I would like to call my best friend and leave a congratulatory message by singing.

But I am not sure whether I should say "Ja må du leva Ja visst kan du leva" or "Ja må hon leva Ja visst kan hon leva" on the phone?


----------



## Pingüinono

Min svenska bok säger:

Jag, må hon leva
jag, må hon leva
jag, må hon leva uti hundrade år.
Javisst, ska hon leva
javisst, ska hon leva
javisst, ska hon leva uti hundrade år.




Språkliga Möten said:


> I would like to call my best friend and leave a congratulatory message by singing.
> 
> But I am not sure whether I should say "Ja må du leva Ja visst kan du leva" or "Ja må hon leva Ja visst kan hon leva" on the phone?


----------



## Pingüinono

And don't forget:

"Ett fyrfaldigt leve för (her name here)! 
Hon leve! 
Hurra! Hurra! Hurra!
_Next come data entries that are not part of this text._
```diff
@@ -618,6 +778,7 @@
                                        fdet_ps_launch_4, fdet_ps_launch_5, fdet_ps_launch_6, fdet_ps_launch_7,
                                        fdet_ps_launch_8, fdet_ps_launch_9, fdet_ps_launch_10, fdet_ps_launch_11,
                                        fdet_ps_launch_12, fdet_ps_launch_13, fdet_ps_launch_14, fdet_ps_launch_15};
+constexpr bool PS_WG2_DEFAULT_64 = true, PS_WG2_DEFAULT_32 = true;
 struct PsPoolIO {
   const float* scale = nullptr; void* pool_ps = nullptr; float* pool_f32 = nullptr; unsigned char* route_out = nullptr;
   const float* dout = nullptr; const unsigned char* route_in = nullptr; float* dx_f32 = nullptr;
@@ -682,9 +843,16 @@
   p.plane_i = gi.plane; p.img_i = gi.img; p.plane_o = go.plane; p.img_o = go.img;
   p.magic_hp = magic_of(gi.HP);
   p.slope = slope;
-  const size_t lds = (size_t)2 * (2 * PSA + 4 * PT) * 16;
-  const int grid = std::min(p.ntiles, num_cus());
+  size_t lds = (size_t)2 * (2 * PSA + 4 * PT) * 16;
+  int grid = std::min(p.ntiles, num_cus());
   const bool w64 = gi.WP == 64;
+  static const int wg2_env = [] { const char* e = getenv("FDET_PS_POOL_WG2"); return (e && (e[0] == '0' || e[0] == '1') && !e[1]) ? e[0] - '0' : -1; }();
+  bool wg2 = mode == PSE_FWD_POOL && !p16 && (wg2_env >= 0 ? wg2_env == 1 : (w64 ? PS_WG2_DEFAULT_64 : PS_WG2_DEFAULT_32));
+  if (wg2 && 2 * (lds / 2) > (size_t)160 * 1024) wg2 = false;
+  if (wg2) {
+    lds /= 2;
+    grid = std::min(p.ntiles, 2 * num_cus());
+  }
   switch (mode) {
     case PSE_FWD_FULL:
       FDET_REQUIRE(bias, "conv3x3_ps_fwd: bias is required");
@@ -699,6 +867,7 @@
       FDET_REQUIRE(io.dout && io.route_in && io.dx_f32, "conv3x3_ps_dgrad_unpool: dout, route and dx are required");
       break;
   }
+  if (wg2) return (w64 ? fdet_ps_launch_wg2_5 : fdet_ps_launch_wg2_4)(&p, lds, grid, (void*)st);
   return PS_LAUNCHERS[(p16 ? 8 : 0) + 2 * mode + (w64 ? 1 : 0)](&p, lds, grid, (void*)st);
 }
 #endif
```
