# brian-kelley/CUDA-QR

Hardware: AMD Instinct MI355X
Metric: fp64 GFLOP/s (% of roofline) + ||A-QR||_F/||A||_F, m x n QR at 1/2/4/8 GPUs (higher is better)
Workload: dtype f64; 1 GPU; C3: 16384x16384 square fp64 QR on 1 MI355X, nb=256; m=16384, n=16384, m_per_gpu=16384, nb=256, ib=32, input_buffers=31, input=uniform[0,1) counter-hash generator, seed 12+i, resident in HBM, collective=none

## Files before the change

### cuda-qr_amd/__init__.py

```python
import ctypes as C
import os

import numpy as np

HERE = os.path.dirname(os.path.abspath(__file__))
_which = os.environ.get("CUDA_QR_AMD_LIB", "")
LAB = _which == "lab" or _which.endswith(".so")
LAB_LIB_PATH = os.path.join(HERE, "libmi355xqr_lab.so")
LIB_PATH = (os.path.join(HERE, _which) if _which.endswith(".so") else LAB_LIB_PATH) if LAB else os.path.join(HERE, "libmi355xqr.so")
HEADER = os.path.join(os.path.dirname(HERE), "include", "mi355x_qr.h")

if not os.path.exists(LIB_PATH):
    raise ImportError(
        f"{LIB_PATH} is missing: build it with `make -C {HERE} all lab` (or python -c 'import __graft_entry__ as g; "
        "g.build()').  The HIP extension is mandatory; there is no CPU fallback.")

try:
    import torch
except Exception:
    pass

lib = C.CDLL(LIB_PATH)

QR_PROF_CLASSES = 4
# ... 243 lines not shown
_sig("qr_plan_get_profile", C.c_int, _vp, C.POINTER(Profile))
_sig("qr_plan_get_profile_records", C.c_int, _vp, C.c_int, C.POINTER(C.c_int), _dp, _dp)
_sig("qr_device_info", C.c_int, C.c_char_p, C.c_int, C.POINTER(C.c_int), C.POINTER(C.c_int), C.POINTER(C.c_size_t))
_sig("qr_probe_mfma_f64_tflops", C.c_int, _dp)
_sig("qr_probe_copy_gbps", C.c_int, _dp)
_sig("qrd_gemm_nn", C.c_int, _vp, C.c_int, C.c_int, C.c_int, C.c_double, _vp, C.c_int, _vp, C.c_int, C.c_double,
     _vp, C.c_int)
_sig("qrd_gemm_tn", C.c_int, _vp, C.c_int, C.c_int, C.c_int, C.c_double, _vp, C.c_int, _vp, C.c_int, C.c_double,
     _vp, C.c_int, _vp, C.c_size_t, _vp, C.c_int)
_sig("qrd_gemm_tn_update", C.c_int, _vp, C.c_int, C.c_int, C.c_int, C.c_double, _vp, C.c_int, _vp, C.c_int, C.c_double,
     _vp, C.c_int, _vp, C.c_size_t)
_sig("qrd_gemm_tn_update_wide", C.c_int, _vp, C.c_int, C.c_int, C.c_int, C.c_double, _vp, C.c_int, _vp, C.c_int, C.c_double,
     _vp, C.c_int, _vp, C.c_size_t)
if hasattr(lib, "qrd_gemm_tn_update_even"):
    _sig("qrd_gemm_tn_update_even", C.c_int, _vp, C.c_int, C.c_int, C.c_int, C.c_double, _vp, C.c_int, _vp, C.c_int, C.c_double,
         _vp, C.c_int, _vp, C.c_size_t, C.c_int)
    _sig("qrd_tn_even_launches", C.c_longlong)
    _sig("qrd_tn_even_last_grid", C.c_int)
if hasattr(lib, "qrd_gemm_nn_tri"):
    _sig("qrd_gemm_nn_tri", C.c_int, _vp, C.c_int, C.c_int, C.c_int, C.c_double, _vp, C.c_int, _vp, C.c_int, C.c_double,
         _vp, C.c_int)
    _sig("qrd_gemm_nn_tri_tile", C.c_int, _vp, C.c_int, C.c_int, C.c_int, C.c_int, _vp, C.c_int, _vp, C.c_int, _vp, C.c_int)
    _sig("qrd_vt_tri_launches", C.c_longlong)
_sig("qrd_gemm_tn_dual", C.c_int, _vp, C.c_int, C.c_int, C.c_int, _vp, C.c_int, _vp, C.c_int, _vp, C.c_int, _vp, C.c_int, _vp, C.c_int, _vp, C.c_int,
     _vp, C.c_size_t)
_sig("qrd_trsm_gt", C.c_int, _vp, C.c_int, C.c_int, _vp, C.c_int, _vp, C.c_int, _vp, C.c_int, _vp, C.c_int)
_sig("qrd_larft", C.c_int, _vp, C.c_int, C.c_int, _vp, C.c_int, _vp, _vp, C.c_int, _vp, C.c_int, _vp, C.c_int)
_sig("qrd_panel_ws_size", C.c_size_t, C.c_int)
_sig("qrd_panel_tsqr", C.c_int, _vp, _vp, C.c_int, C.c_int, C.c_int, _vp, _vp, C.c_int, _vp, C.c_int, _vp, C.c_int)
_sig("qrd_panel_cholqr", C.c_int, _vp, _vp, C.c_int, C.c_int, C.c_int, _vp, _vp, C.c_int, _vp, C.c_int, _vp, C.c_int, _vp, _vp, C.c_size_t, C.c_int)
_sig("qrd_leaf_update_gram", C.c_int, _vp, C.c_int, C.c_int, _vp, C.c_int, _vp, _vp, C.c_int, _vp, C.c_size_t, C.c_int, C.POINTER(C.c_int))
_sig("qrd_gemm_nt", C.c_int, _vp, C.c_int, C.c_int, C.c_int, C.c_int, _vp, C.c_int, _vp, C.c_int, _vp, C.c_int, C.c_int, _vp)
if hasattr(lib, "qrd_gemm_nt4_ok"):
    _sig("qrd_gemm_nt4_ok", C.c_int, C.c_int, C.c_int, C.c_int, _vp, C.c_int, _vp, C.c_int, _vp, C.c_int)
_sig("qrd_transpose", C.c_int, _vp, C.c_int, C.c_int, _vp, C.c_int, _vp, C.c_int)
_sig("qrd_copy_block", C.c_int, _vp, _vp, C.c_int, _vp, C.c_int, C.c_int, C.c_int)
_sig("qrd_init", C.c_int)
_sig("qrd_device_sync", C.c_int)


def strerror(rc):
    return lib.qr_strerror(rc).decode()


def check(rc, what=""):
    if rc != 0:
# ... 1484 lines not shown
```

### cuda-qr_amd/csrc/qr_host.c

```c
#define _POSIX_C_SOURCE 200809L
#include <pthread.h>
#include <sched.h>
#include <stdint.h>
#include <stdio.h>
#include <stdlib.h>
#include <string.h>
#include <time.h>

#include "../../include/mi355x_qr.h"
#include "qr_device.h"
#include "qr_plan_internal.h"

#define CHECK(x) do { int rc_ = (x); if (rc_) return rc_; } while (0)

#define QR_MAX_NB 512
#define QR_HALF 256
#define QR_DEFAULT_SPLIT "64"
#define QR_DEFAULT_SPLIT_BIG "32"

#define QR_MAX_DEVICES 64
static pthread_mutex_t g_lock = PTHREAD_MUTEX_INITIALIZER;
static int g_nb = 0, g_ib = 0;
static int g_nb_explicit = 0;
static unsigned char g_dev_inited[QR_MAX_DEVICES];

#define QR_FUSE_NN_MIN_ROWS 20000
#define QR_TFOLD_MAX 128
#define QR_EARLY_W1 4096
#define QR_TAIL_TC_MS 0.0

typedef struct qr_knobs {
    int fuse_nn;
    int split_t;
    int early_next;
    int plan_cache;
    int early_product;
    int fused_panel;
    int fused_min_rows;
    int tsqr_halves_rows;
    int cqr_min_rows;
    int tall_nt;
    int cqr_park;
    int cqr_min_rows_la;
    int cqr_retry;
    int trsm_next;
    int defer_t;
    int fused_gram;
} qr_knobs;
static qr_knobs g_knobs;
static pthread_once_t g_knobs_once = PTHREAD_ONCE_INIT;
// ... 249 lines not shown
        const char* b = lab_getenv("MI355XQR_BALANCE");
        p->bal_rp = 14.0; p->bal_ru = 44.0; p->bal_tc0 = 1.1; p->bal_tc1 = 0.6;
        if (p->npairs) {
            int cus = 256;
            qrd_device_info(NULL, 0, &cus, NULL, NULL);
            const int pc = qrd_stream_cus(p->s_pair[0][0]);
            p->bal_rp = 0.22 * pc; p->bal_ru = 0.244 * (cus - pc);
        }
        if (b) {
            p->bal_rp = 0.0;
            sscanf(b, "%lf,%lf,%lf,%lf", &p->bal_rp, &p->bal_ru, &p->bal_tc0, &p->bal_tc1);
        }
        {
            const char* tt = lab_getenv("MI355XQR_TAILTC");
            p->bal_tail_tc = tt ? atof(tt) : QR_TAIL_TC_MS;
        }
        p->bal_auto = (b == NULL) && p->npairs > 1;
        p->bal_tc0_base = p->bal_tc0; p->bal_tc1_base = p->bal_tc1;
    }
    for (int e = 0; e < 2 && !rc; ++e) rc = qrd_event_create_notiming(&p->ev_v[e]);
    for (int e = 0; e < 2 && !rc; ++e) {
        rc = qrd_event_create_notiming(&p->ev_panel[e]);
        if (!rc) rc = qrd_event_create_notiming(&p->ev_wide[e]);
        if (!rc) rc = qrd_event_create_notiming(&p->ev_tree[e]);
    }
    size_t cap = (size_t) 256 * nb * (size_t) n;
    if (cap > ((size_t) 16 << 20)) cap = (size_t) 16 << 20;
    if (cap < ((size_t) 1 << 16)) cap = (size_t) 1 << 16;
    p->slab_cap = cap;
    p->w_cap = (size_t) nb * n;
    for (int e = 0; e < 2 && !rc; ++e) {
        rc = qrd_malloc((void**) &p->Vw2[e], sizeof(double) * (size_t) p->ldv * nb);
        if (!rc) rc = qrd_malloc((void**) &p->VT2[e], sizeof(double) * (size_t) p->ldv * nb);
        if (!rc) rc = qrd_malloc((void**) &p->T2[e], sizeof(double) * (size_t) nb * nb);
        if (!rc) rc = qrd_memset(p->stream, p->T2[e], 0, sizeof(double) * (size_t) nb * nb);
        if (!rc) rc = qrd_memset(p->stream, p->Vw2[e], 0, sizeof(double) * (size_t) p->ldv * nb);
    }
    p->Vw = p->Vw2[0]; p->VT = p->VT2[0]; p->T = p->T2[0];
    if (!rc) rc = qrd_malloc((void**) &p->W, sizeof(double) * p->w_cap);
    if (!rc) rc = qrd_malloc((void**) &p->Wn, sizeof(double) * (size_t) nb * nb);
    if (!rc && p->npairs && p->bal_rp > 0.0) rc = qrd_malloc((void**) &p->We, sizeof(double) * p->w_cap);
    if (!rc && p->We) rc = qrd_malloc((void**) &p->Ye, sizeof(double) * p->w_cap);
    if (!rc) rc = qrd_malloc((void**) &p->Yn, sizeof(double) * (size_t) nb * nb);
    if (!rc && (size_t) n * 8 <= (size_t) m) rc = qrd_malloc((void**) &p->Ye2, sizeof(double) * p->w_cap);
    if (!rc) rc = qrd_malloc((void**) &p->slabs_u, sizeof(double) * p->slab_cap);
    if (!rc) rc = qrd_malloc((void**) &p->Tt, sizeof(double) * (size_t) nb * nb);
    if (!rc) rc = qrd_malloc((void**) &p->G, sizeof(double) * (size_t) nb * nb);
    if (!rc) rc = qrd_malloc((void**) &p->X, sizeof(double) * (size_t) nb * nb);
    if (!rc) rc = qrd_malloc((void**) &p->slabs, sizeof(double) * p->slab_cap);
    {
        const char* pa = getenv("MI355XQR_PANEL");
        p->panel_tsqr = (pa && strcmp(pa, "tsqr") == 0) ? 1 : 3;
    }
    if (!rc) rc = qrd_malloc((void**) &p->panel_ws, sizeof(double) * qrd_panel_ws_size(m));
    if (!rc && p->panel_tsqr == 3) rc = qrd_malloc((void**) &p->chol_ws, sizeof(double) * QRD_CHOLQR_WS);
    if (!rc && p->panel_tsqr == 3 && knobs()->early_product) {
        p->slab_ep_cap = (size_t) 32 * (size_t) (nb > 64 ? nb : 64) * 128;
        rc = qrd_malloc((void**) &p->slabs_ep, sizeof(double) * p->slab_ep_cap);
    }
    if (!rc && p->panel_tsqr == 3 && knobs()->fused_panel) {
        if (knobs()->cqr_min_rows > 0 && m >= plan_cqr_min_rows(p)) {
            rc = qrd_malloc((void**) &p->cq_ws, sizeof(double) * qrd_panel_cqr_ws_doubles());
            if (!rc) rc = qrd_malloc((void**) &p->cq_status, 4 * sizeof(int));
            if (!rc) rc = qrd_memset(p->stream, p->cq_status, 0, 4 * sizeof(int));
            if (!rc) rc = qrd_host_word_alloc(&p->cq_hword, &p->cq_hword_dev);
            {
                const char* gm = getenv("MI355XQR_GUARD");
                p->guard_latch = gm != NULL && strcmp(gm, "latch") == 0;
            }
        }
        if (!rc) rc = qrd_malloc((void**) &p->pf_ws, sizeof(double) * qrd_panel_fused_ws_doubles());
        if (!rc) rc = qrd_memset(p->stream, p->pf_ws, 0, sizeof(double) * qrd_panel_fused_ws_doubles());
        if (!rc) rc = qrd_malloc((void**) &p->pf_status, 4 * sizeof(int));
        if (!rc) rc = qrd_memset(p->stream, p->pf_status, 0, 4 * sizeof(int));
    }
    if (!rc && (p->m != p->m_user || p->n != p->n_user)) rc = qrd_malloc((void**) &p->padA, sizeof(double) * (size_t) p->m * p->n);
    if (!rc && p->n != p->n_user) rc = qrd_malloc((void**) &p->pad_tau, sizeof(double) * (size_t) p->n);
    if (rc) { qr_plan_destroy(p); return rc; }
    *out = p;
    return 0;
}
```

Hurra!


----------



## Wilma_Sweden

If you want to make it personal, you can indeed replace every hon in the above lyrics with du - don't mix them, that would sound strange indeed!

The second verse goes:

Och när hon har levat, 
och när hon har levat
och när hon har levat uti hundrade år
Då ska hon skjutas
ja, då ska hon skjutas
ja, då ska hon skjutas på en skottkärra fram!

I wouldn't use that verse with du, though, it sounds a bit macabre, because skjutas on its own means to be shot (with a gun), while the last skjutas means pushed (on a wheelbarrow).

/Wilma


----------



## Södertjej

Pingüinono said:


> "Ett fyrfaldigt leve för (her name here)!


This is not really necessary if it's just one person singing on the phone, it would be odd to encourage the others to say hurra! when there's no one else around. You can go directly to the four "hurras".


----------



## solregn

Pingüinono said:


> Min svenska bok säger:
> 
> *Ja*, må hon leva
> *ja*, må hon leva
> *ja*, må hon leva uti hundrade år.
> Javisst, ska hon leva
> javisst, ska hon leva
> javisst, ska hon leva uti hundrade år.



Rätt ska vara rätt


----------



## Södertjej

You're completely right Solregn. I overlooked it said jag instead of ja. Jag makes no sense at all.


----------



## Wilma_Sweden

Södertjej said:


> You're completely right Solregn. I overlooked it said jag instead of ja. Jag makes no sense at all.


I missed that, too, or didn't look properly!  

/Wilma


----------



## Pingüinono

solregn said:


> Rätt ska vara rätt


 
Tack solregn!
That was of help because it makes me remember to pay more attention during the swedish language exam!


----------